#ifdef ICPFLOW_SWEEP_CLOCK
__device__ long long g_sweep_clk[4096 * 8];
#endif
template <int MODE, bool SHARE>
__device__ __forceinline__ void sweep_job(const SweepParams &p, const int lin)
{
#ifdef ICPFLOW_SWEEP_CLOCK
    const long long dbgW0 = wall_clock64(), dbgC0 = clock64();
    long long dbgC1 = 0, dbgC2 = 0;
    int dbgRounds = 0, dbgChunks = 0;
#endif
    __shared__ double red[(kSweepBlock / kWave) * kPartial];
    extern __shared__ __attribute__((aligned(16))) float keyLds[];
    int job = (lin / (8 * p.qblocks)) * 8 + (lin & 7);
    int qb = (lin >> 3) % p.qblocks;
    if (MODE == SWEEP_SCORE && p.prune) {
        const int padded = (p.njobs + 7) & ~7;
        qb = lin / padded;
        job = lin % padded;
        if (p.listMode == 2) {
            const int cnt = *p.listCount;
            qb = lin / cnt;
            job = p.list[lin % cnt];
        }
    }
    if (MODE == SWEEP_CHECK && p.initSum != nullptr) {
        const int pairs = p.njobs >> 1;
        const int half = ((pairs + 7) / 8) * 8 * p.qblocks;
        const int l = lin < half ? lin : lin - half;
        const int k = (l / (8 * p.qblocks)) * 8 + (l & 7);
        qb = (l >> 3) % p.qblocks;
        if (k >= pairs) return;
        job = k * 2 + (lin < half ? 1 : 0);
    }
    if (job >= p.njobs) return;
    const int listedAs = job;
    int b = (MODE == SWEEP_SCORE) ? job / p.subCount : job >> 1;
    const int sub = (MODE == SWEEP_SCORE) ? p.subBegin + job % p.subCount : (job & 1);
    if (SHARE && p.pairTab != nullptr && (MODE == SWEEP_SCORE || p.active == nullptr)) {
        const bool bw = (MODE == SWEEP_SCORE) ? (sub & 1) : (MODE == SWEEP_EVAL ? sub == 1 : false);
        const int e = p.pairTab[b * 4 + (MODE == SWEEP_EVAL ? 2 : 0) + (bw ? 1 : 0)];
        const int blocks = (p.shareCount != nullptr) ? ((e >> 8) & 255) : (e & 255);
        if (qb >= blocks) {
            const int bb = e >> 16;
            double *rec = p.partial + ((size_t)((MODE == SWEEP_SCORE) ? bb * 12 + sub : bb * 2 + sub) * p.qblocks + qb) * kPartial;
            if (threadIdx.x < kPartial) rec[threadIdx.x] = 0.0;
            if (MODE == SWEEP_SCORE && p.listMode == 1)
                for (int k = kPartial + threadIdx.x; k < p.qblocks * kPartial; k += kSweepBlock) rec[k] = 0.0;
            return;
        }
    }
    if (p.pairOrder != nullptr) b = p.pairOrder[b];
    job = (MODE == SWEEP_SCORE) ? b * 12 + sub : b * 2 + sub;
    if (MODE == SWEEP_SCORE && p.listMode == 1) {
        double *rec = p.partial + ((size_t)job * p.qblocks + 1) * kPartial;
        for (int k = threadIdx.x; k < (p.qblocks - 1) * kPartial; k += kSweepBlock) rec[k] = 0.0;
    }
    if (MODE == SWEEP_SCORE && p.prune == 1 && p.occBits != nullptr && qb > 0) {
        const double seen = __hip_atomic_load(p.accum + job, __ATOMIC_RELAXED, __HIP_MEMORY_SCOPE_AGENT);
        if (seen == __builtin_huge_val()) {
            double *rec = p.partial + ((size_t)job * p.qblocks + qb) * kPartial;
            if (threadIdx.x < kPartial) rec[threadIdx.x] = threadIdx.x == 0 ? __builtin_huge_val() : 0.0;
            return;
        }
    }
    if (MODE == SWEEP_CHECK && sub == 0 && p.initSum != nullptr) {
        const double t = p.initSum[b];
        if (t - t == 0.0 && (p.active == nullptr || p.active[b] != 0)) return;
    }
    const bool backward = (MODE == SWEEP_SCORE) ? (sub & 1) : (MODE == SWEEP_EVAL ? sub == 1 : false);
    const bool sw = p.swap != nullptr && p.swap[b] != 0;
    const int na = (sw ? p.lenC : p.lenA)[b], nc = (sw ? p.lenA : p.lenC)[b];
    const float *as = p.Asoa + (size_t)b * 3 * p.NP16, *cs = p.Csoa + (size_t)b * 3 * p.NP16;
    int naE = na, ncE = nc;
    if (MODE == SWEEP_EVAL && sw) {
        const float *t = as; as = cs; cs = t;
        naE = nc; ncE = na;
    }
    const float *qs = backward ? cs : as, *ts = backward ? as : cs, *ks = ts;
    if (MODE == SWEEP_EVAL) {
        const float *st = p.srcT + (size_t)b * 3 * p.NP16;
        if (!backward) qs = st;
        else { ts = st; ks = as; }
    }
    const int nq = backward ? ncE : naE, nt = backward ? naE : ncE;
    double *out = p.partial + ((size_t)job * p.qblocks + qb) * kPartial;
    const int lane = threadIdx.x & (kWave - 1), wave = threadIdx.x >> 6;
    __shared__ float boundSh;
    __shared__ int prunedSh;
    const bool off = MODE != SWEEP_SCORE && p.active != nullptr && p.active[b] == 0;
    const int nqb = (nq + kSweepBlock - 1) / kSweepBlock;
    const bool fullScan = SHARE && !off && p.shareCount != nullptr && nq > 0 && nqb <= kSweepFullQb && nt >= kSweepFullScanMinNt && p.qblocks >= 2 * nqb;
    const int shares = fullScan ? min(p.qblocks / nqb, kSweepShares) : 1;
    const int qi = fullScan ? qb % nqb : qb, si = fullScan ? qb / nqb : 0;
    if (fullScan && qb >= nqb && qb < shares * nqb) {
        if (threadIdx.x < kPartial) out[threadIdx.x] = 0.0;
        out = p.partial + ((size_t)job * p.qblocks + qi) * kPartial;
    } else
    if (off || qb * kSweepBlock >= nq) {
        if (threadIdx.x < kPartial) out[threadIdx.x] = 0.0;
        return;
    }
    if (MODE == SWEEP_SCORE && threadIdx.x == 0) prunedSh = 0;
    if (MODE == SWEEP_SCORE && p.prune && !fullScan) {
        __shared__ int leave;
        __shared__ double scanSum[12];
        if (wave == 0 && p.qblocks <= kWave) {
            const int q = min(lane, p.qblocks - 1);
            double v[11];
#pragma unroll
            for (int u = 0; u < 11; ++u) {
                const int sc = u == 0 ? 0 : u + 1;
                v[u] = (u == 0 || p.prune == 2) ? p.partial[((size_t)(b * 12 + sc) * p.qblocks + q) * kPartial] : 0.0;
            }
            if (p.boundBoth) {
                const double v1 = p.partial[((size_t)(b * 12 + 1) * p.qblocks + q) * kPartial];
                double t = 0.0;
                for (int qq = 0; qq < p.qblocks; ++qq) t += __shfl(v1, qq, kWave);
                if (lane == 0) scanSum[1] = t;
            }
#pragma unroll
            for (int u = 0; u < 11; ++u) {
                if (u > 0 && p.prune != 2) break;
                double t = 0.0;
                for (int qq = 0; qq < p.qblocks; ++qq) t += __shfl(v[u], qq, kWave);
                if (lane == 0) scanSum[u == 0 ? 0 : u + 1] = t;
            }
        }
        __syncthreads();
        if (threadIdx.x == 0) {
            double f0 = 0.0;
            if (p.qblocks <= kWave) f0 = scanSum[0];
            else for (int q = 0; q < p.qblocks; ++q) f0 += p.partial[((size_t)(b * 12 + 0) * p.qblocks + q) * kPartial];
            float bound = (float)f0 / (float)na;
            if (p.boundBoth) {
                double b0 = 0.0;
                if (p.qblocks <= kWave) b0 = scanSum[1];
                else for (int q = 0; q < p.qblocks; ++q) b0 += p.partial[((size_t)(b * 12 + 1) * p.qblocks + q) * kPartial];
                bound = fminf(bound, (float)b0 / (float)nc);
            }
            boundSh = bound;
            if (p.prune == 2) {
                bool othersOut = true;
                for (int k = 1; k < 6; ++k) {
                    double fk = 0.0, bk = 0.0;
                    if (p.qblocks <= kWave) { fk = scanSum[2 * k]; bk = scanSum[2 * k + 1]; }
                    else for (int q = 0; q < p.qblocks; ++q) {
                        fk += p.partial[((size_t)(b * 12 + 2 * k) * p.qblocks + q) * kPartial];
                        bk += p.partial[((size_t)(b * 12 + 2 * k + 1) * p.qblocks + q) * kPartial];
                    }
                    const float sk = fminf((float)fk / (float)na, (float)bk / (float)nc);
                    othersOut = othersOut && (sk > bound * 1.0001f);
                }
                leave = othersOut ? 1 : 0;
            } else {
                const double seen = __hip_atomic_load(p.accum + job, __ATOMIC_RELAXED, __HIP_MEMORY_SCOPE_AGENT);
                const float low = (float)(seen / (double)(float)(backward ? nc : na));
                leave = low > bound * 1.0001f ? 1 : 0;
            }
            if (leave) {
                out[0] = __builtin_huge_val();
                for (int k = 1; k < kPartial; ++k) out[k] = 0.0;
            }
        }
        __syncthreads();
        if (leave) return;
        if (p.prune == 1 && p.occBits != nullptr && sub != 1 && qb == 0 && p.listMode != 2) {
            __shared__ int occCount[kSweepBlock / kWave];
            __shared__ int occLeave;
            const float *t3 = p.cand + ((size_t)b * 6 + (sub >> 1)) * 3;
            const float ptx = t3[0], pty = t3[1], ptz = t3[2];
            const int role = backward ? 0 : 1;
            const float *hdr = p.occHdr + ((size_t)b * 2 + role) * 8;
            const uint32_t *bits = p.occBits + ((size_t)b * 2 + role) * kOccRings * kOccWords;
            const float gox = hdr[0], goy = hdr[1], goz = hdr[2], ginv = hdr[3], hlb = hdr[4];
            const int gnx = __float_as_int(hdr[5]), gny = __float_as_int(hdr[6]), gnz = __float_as_int(hdr[7]);
            int cnt = 0;
            if (gnx > 0) {
                for (int i = threadIdx.x; i < nq; i += kSweepBlock) {
                    float x = qs[i], y = qs[p.NP16 + i], z = qs[2 * p.NP16 + i];
                    if (!backward) { x += ptx; y += pty; z += ptz; }
                    else { x -= ptx; y -= pty; z -= ptz; }
                    const float ux = floorf((x - gox) * ginv), uy = floorf((y - goy) * ginv), uz = floorf((z - goz) * ginv);
                    const bool inside = ux >= 0.f && ux < (float)gnx && uy >= 0.f && uy < (float)gny && uz >= 0.f && uz < (float)gnz;
                    const bool finite = fabsf(x) < 1e30f && fabsf(y) < 1e30f && fabsf(z) < 1e30f;
                    int level = (finite && !inside) ? kOccRings : 0;
                    if (inside) {
                        const int c = ((int)ux * gny + (int)uy) * gnz + (int)uz;
#pragma unroll
                        for (int ring = 0; ring < kOccRings; ++ring)
                            level += ((bits[ring * kOccWords + (c >> 5)] >> (c & 31)) & 1u) == 0u ? 1 : 0;
                    }
                    cnt += level;
                }
            }
            cnt = wave_sum(cnt);
            if (lane == 0) occCount[wave] = cnt;
            __syncthreads();
            if (threadIdx.x == 0) {
                int tot = 0;
                for (int w = 0; w < kSweepBlock / kWave; ++w) tot += occCount[w];
                const float low = ((float)tot * hlb * 0.999f) / (float)(backward ? nc : na);
                occLeave = low > boundSh * 1.0001f ? 1 : 0;
#ifdef ICPFLOW_OCC_STATS
                atomicAdd(&g_occStats[0], 1ull); if (occLeave) atomicAdd(&g_occStats[1], 1ull);
                if (!occLeave && b < 1024) atomicAdd(&g_occPair[b], 1u);
                atomicAdd(&g_occStats[2], (unsigned long long)tot); atomicAdd(&g_occStats[3], (unsigned long long)nq);
                const float ratio = low / boundSh;
                atomicAdd(&g_occStats[4 + min(7, max(0, (int)(ratio * 4.0f)))], 1ull);
#endif
                if (occLeave) {
                    out[0] = __builtin_huge_val();
                    for (int k = 1; k < kPartial; ++k) out[k] = 0.0;
                    atomicAdd(p.accum + job, __builtin_huge_val());
                }
            }
            __syncthreads();
            if (occLeave) return;
        }
    }
    if (MODE == SWEEP_SCORE && p.listMode == 1) {
        if (threadIdx.x == 0) p.list[atomicAdd(p.listCount, 1)] = listedAs;
        return;
    }
    __shared__ float poseSh[16];
    if (MODE == SWEEP_CHECK) {
        if (sub == 1 && p.poseB == nullptr) {
            if (wave == 0) {
                const int n = pose_stop_iteration_wave(p.fused, lane);
                if (lane == 0) {
                    float M[16];
                    final_pose(p.fused, b, n, M);
#pragma unroll
                    for (int k = 0; k < 16; ++k) poseSh[k] = M[k];
                }
            }
        } else if (threadIdx.x < 16) {
            poseSh[threadIdx.x] = ((sub == 0 ? p.poseA : p.poseB) + (size_t)b * 16)[threadIdx.x];
        }
        __syncthreads();
    }
    float tx = 0.f, ty = 0.f, tz = 0.f;
    if (MODE == SWEEP_SCORE) {
        const float *t3 = p.cand + ((size_t)b * 6 + (sub >> 1)) * 3;
        tx = t3[0]; ty = t3[1]; tz = t3[2];
    }
    const int axis = p.axis[b];
    float dirX = 0.f, dirY = 0.f;
    if (axis >= 3) sort_dir(axis, dirX, dirY);
    const float tu = sort_key_of(axis, dirX, dirY, tx, ty, tz);
// ... 121 lines not shown
                __syncthreads();
#pragma unroll
                for (int w = 0; w < kSweepBlock / kWave; ++w) best = fminf(best, shareBest[w][lane]);
                __syncthreads();
            }
#ifdef ICPFLOW_SWEEP_CLOCK
            ++dbgRounds; dbgChunks = ce - cb;
#endif
            cb = min(cb, k0); ce = max(ce, k1);
            const float worst = wave_max_uniform(live ? best : 0.f);
            const float proven = r * shrink;
            if (MODE == SWEEP_SCORE && p.prune == 1) {
                const float sb = sqrtf(best), pr = proven * 0.99999f;
                const float lbLane = !live ? 0.f : (sb < pr ? sb : (sb != sb ? sb : pr));
                const float L = wave_sum(lbLane) * 0.99999f;
                if (lane == 0 && L > lbAdded && (!sharedWindow || wave == 0)) atomicAdd(p.accum + job, (double)(L - lbAdded));
                if (L > lbAdded) lbAdded = L;
                const bool done = worst <= proven * proven || (cb == 0 && ce == np16);
                if (!done) {
                    double seen = 0.0;
                    if (lane == 0) seen = __hip_atomic_load(p.accum + job, __ATOMIC_RELAXED, __HIP_MEMORY_SCOPE_AGENT);
                    const float low = __int_as_float(__builtin_amdgcn_readfirstlane(
                        __float_as_int((float)(seen / (double)(float)(backward ? nc : na)))));
                    bool leaveNow = low > boundSh * 1.0001f;
                    if (sharedWindow) {
                        if (threadIdx.x == 0) shareLeave = leaveNow ? 1 : 0;
                        __syncthreads();
                        leaveNow = shareLeave != 0;
                        __syncthreads();
                    }
                    if (leaveNow) {
                        if (lane == 0) prunedSh = 1;
                        break;
                    }
                }
            }
            if (worst <= proven * proven || (cb == 0 && ce == np16)) break;
            const float rPrev = r;
            r = (worst < kInf) ? sqrtf(worst) * (MODE == SWEEP_EVAL ? 1.001f : 1.000002f) : r * 4.0f;
#ifndef ICPFLOW_SWEEP_GROWTH
#define ICPFLOW_SWEEP_GROWTH 2.0f
#endif
            if (MODE == SWEEP_SCORE && p.prune == 1) r = fminf(r, rPrev * ICPFLOW_SWEEP_GROWTH);
        }
    }
#ifdef ICPFLOW_SWEEP_CLOCK
    dbgC2 = clock64();
#ifndef ICPFLOW_SWEEP_CLOCK_MODE
#define ICPFLOW_SWEEP_CLOCK_MODE 1
#endif
    if (MODE == ICPFLOW_SWEEP_CLOCK_MODE && threadIdx.x == 0) {
        const int slot = (MODE == SWEEP_SCORE ? job : b * 2 + sub) & 4095;
        long long *o = g_sweep_clk + slot * 8;
        const long long now = wall_clock64();
        if (now > o[1]) { o[0] = dbgW0; o[1] = now; o[2] = dbgC1 - dbgC0; o[3] = dbgC2 - dbgC1; o[4] = dbgRounds; o[5] = nt; o[6] = nq; o[7] = qb; }
    }
#endif
    double v[kPartial];
#pragma unroll
    for (int k = 0; k < kPartial; ++k) v[k] = 0.0;
    if (live && nt > 0 && (!sharedWindow || wave == 0)) {
        const float d = sqrtf(best);
        v[0] = (double)d;
        if (MODE == SWEEP_EVAL) {
            v[1] = (d < p.thres) ? 1.0 : 0.0;
            if (!backward) { v[2] = qx; v[3] = qy; v[4] = qz; v[5] = ox; v[6] = oy; v[7] = oz; }
        }
    }
    constexpr int NV = (MODE == SWEEP_EVAL) ? kPartial : 1;
#pragma unroll
    for (int k = 0; k < NV; ++k) v[k] = wave_sum(v[k]);
    if (lane == 0)
        for (int k = 0; k < NV; ++k) red[wave * kPartial + k] = v[k];
    __syncthreads();
    if (threadIdx.x < kPartial) {
        double ssum = 0.0;
        if (threadIdx.x < NV)
            for (int w = 0; w < kSweepBlock / kWave; ++w) ssum += red[w * kPartial + threadIdx.x];
        if (MODE == SWEEP_SCORE && prunedSh != 0 && threadIdx.x == 0) ssum = __builtin_huge_val();
        out[threadIdx.x] = ssum;
    }
}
===============
**Activity**
Look over the listing and return each line that holds "shares".

**Reply**
    const int shares = fullScan ? min(p.qblocks / nqb, kSweepShares) : 1;
    if (fullScan && qb >= nqb && qb < shares * nqb) {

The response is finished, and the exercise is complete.